• _Materials provided_

extern "C" __global__ void __launch_bounds__(LFD_SELECT_BLOCK) lfd_select_topm_kernel(LfdSelectArgs A_launch) {
    const LfdSelectArgs A = lfd_select_args_of(A_launch);
    extern __shared__ __attribute__((aligned(16))) unsigned long long s_keys[];
    __shared__ unsigned s_hist[2048];
    __shared__ unsigned s_count;
    __shared__ int s_i[kSelBlock / 64];
    __shared__ int s_pick[2];
    __shared__ int s_wave_ties[kSelBlock / 64];

    const int tid = (int)threadIdx.x, lane = tid & 63, wave = tid >> 6;
    const int N = A.H * A.W;
    const int M = min(A.M, N);
    if (tid == 0) { *A.n_out = 0; *A.status = LFD_SELECT_OK; }
    if (M <= 0) return;
    if (M > LFD_SELECT_TOPM_MAX || (long long)M > A.capacity) { if (tid == 0) *A.status = LFD_SELECT_CAPACITY; return; }
    const float* cert = A.best_cert;
    const float cap = A.cap;
    const bool vec4 = ((N & 3) == 0) && ((reinterpret_cast<uintptr_t>(cert) & 15u) == 0);

    auto for_each_cell = [&](auto&& f) {
        if (vec4) {
#pragma unroll 4
            for (int g = tid; g < (N >> 2); g += kSelBlock) {
                const float4 c4 = *reinterpret_cast<const float4*>(cert + 4 * g);
                f(4 * g + 0, topm_ord(c4.x, cap)); f(4 * g + 1, topm_ord(c4.y, cap));
                f(4 * g + 2, topm_ord(c4.z, cap)); f(4 * g + 3, topm_ord(c4.w, cap));
            }
        } else {
#pragma unroll 4
            for (int i = tid; i < N; i += kSelBlock) f(i, topm_ord(cert[i], cap));
        }
    };

    unsigned need = (unsigned)M;
    for (int b = tid; b < 2048; b += kSelBlock) s_hist[b] = 0;
    __syncthreads();
    for_each_cell([&](int, unsigned ord) { atomicAdd(&s_hist[ord >> 21], 1u); });
    __syncthreads();
    const unsigned d2 = (unsigned)topm_pick_bin(s_hist, 2048, need, s_i, s_pick, tid, need);
    __syncthreads();
    for (int b = tid; b < 2048; b += kSelBlock) s_hist[b] = 0;
    __syncthreads();
    for_each_cell([&](int, unsigned ord) { if ((ord >> 21) == d2) atomicAdd(&s_hist[(ord >> 10) & 0x7ffu], 1u); });
    __syncthreads();
    const unsigned d1 = (unsigned)topm_pick_bin(s_hist, 2048, need, s_i, s_pick, tid, need);
    __syncthreads();
    for (int b = tid; b < 2048; b += kSelBlock) s_hist[b] = 0;
    __syncthreads();
    const unsigned hi21 = (d2 << 11) | d1;
    for_each_cell([&](int, unsigned ord) { if ((ord >> 10) == hi21) atomicAdd(&s_hist[ord & 0x3ffu], 1u); });
    __syncthreads();
    const unsigned d0 = (unsigned)topm_pick_bin(s_hist, 1024, need, s_i, s_pick, tid, need);
    const unsigned ord_k = (hi21 << 10) | d0;
    const unsigned ties = s_hist[d0];
    __syncthreads();

    if (tid == 0) s_count = 0;
    __syncthreads();
    if (need >= ties) {
        for_each_cell([&](int i, unsigned ord) {
            if (ord >= ord_k) { const unsigned pos = atomicAdd(&s_count, 1u); if (pos < (unsigned)LFD_SELECT_TOPM_MAX) s_keys[pos] = ((unsigned long long)ord << 32) | (unsigned long long)(0xffffffffu - (unsigned)i); }
        });
    } else {
        constexpr int nwaves = kSelBlock / 64;
        const int span = ((N + nwaves - 1) / nwaves + 255) & ~255;
        const int w_lo = min(wave * span, N), w_hi = min(w_lo + span, N);
        int my_ties = 0;
#pragma unroll 4
        for (int i = w_lo + 4 * lane; i < w_hi; i += 256)
            for (int e = 0; e < 4 && i + e < w_hi; ++e) my_ties += topm_ord(cert[i + e], cap) == ord_k;
#pragma unroll
        for (int off = 32; off > 0; off >>= 1) my_ties += __shfl_xor(my_ties, off, 64);
        if (lane == 0) s_wave_ties[wave] = my_ties;
        __syncthreads();
        unsigned rank_base = 0;
        for (int w = 0; w < wave; ++w) rank_base += (unsigned)s_wave_ties[w];
        for (int base = w_lo; base < w_hi; base += 256) {
            const int i0 = base + 4 * lane;
            unsigned ords[4];
            int t = 0;
#pragma unroll
            for (int e = 0; e < 4; ++e) { ords[e] = (i0 + e < w_hi) ? topm_ord(cert[i0 + e], cap) : 0u; t += (i0 + e < w_hi) && ords[e] == ord_k; }
            int incl = t;
#pragma unroll
            for (int off = 1; off < 64; off <<= 1) { const int n = __shfl_up(incl, off, 64); if (lane >= off) incl += n; }
            unsigned r = rank_base + (unsigned)(incl - t);
#pragma unroll
            for (int e = 0; e < 4; ++e) {
                if (i0 + e >= w_hi) continue;
                bool take = ords[e] > ord_k;
                if (ords[e] == ord_k) { take = r < need; ++r; }
                if (take) { const unsigned pos = atomicAdd(&s_count, 1u); if (pos < (unsigned)LFD_SELECT_TOPM_MAX) s_keys[pos] = ((unsigned long long)ords[e] << 32) | (unsigned long long)(0xffffffffu - (unsigned)(i0 + e)); }
            }
            rank_base += (unsigned)__shfl(incl, 63, 64);
        }
    }
    __syncthreads();
    int P = 1;
    while (P < M) P <<= 1;
    for (int i = M + tid; i < P; i += kSelBlock) s_keys[i] = 0ull;
    __syncthreads();
    for (int k = 2; k <= P; k <<= 1) {
        for (int j = k >> 1; j > 0; j >>= 1) {
            for (int i = tid; i < P; i += kSelBlock) {
                const int l = i ^ j;
                if (l > i) {
                    const unsigned long long a = s_keys[i], b = s_keys[l];
                    const bool desc = ((i & k) == 0);
                    if (desc ? (a < b) : (a > b)) { s_keys[i] = b; s_keys[l] = a; }
                }
            }
            __syncthreads();
        }
    }
    for (int i = tid; i < M; i += kSelBlock) A.sel_out[i] = (long long)(0xffffffffu - (unsigned)(s_keys[i] & 0xffffffffull));
    if (tid == 0) { *A.n_out = M; if (A.sel_offsets_out) A.sel_offsets_out[1] = A.sel_offsets_out[0] + M; }
}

• _The task_
Pull every line containing "LfdSelectArgs" out of the records.

• _Answer section_
extern "C" __global__ void __launch_bounds__(LFD_SELECT_BLOCK) lfd_select_topm_kernel(LfdSelectArgs A_launch) {
    const LfdSelectArgs A = lfd_select_args_of(A_launch);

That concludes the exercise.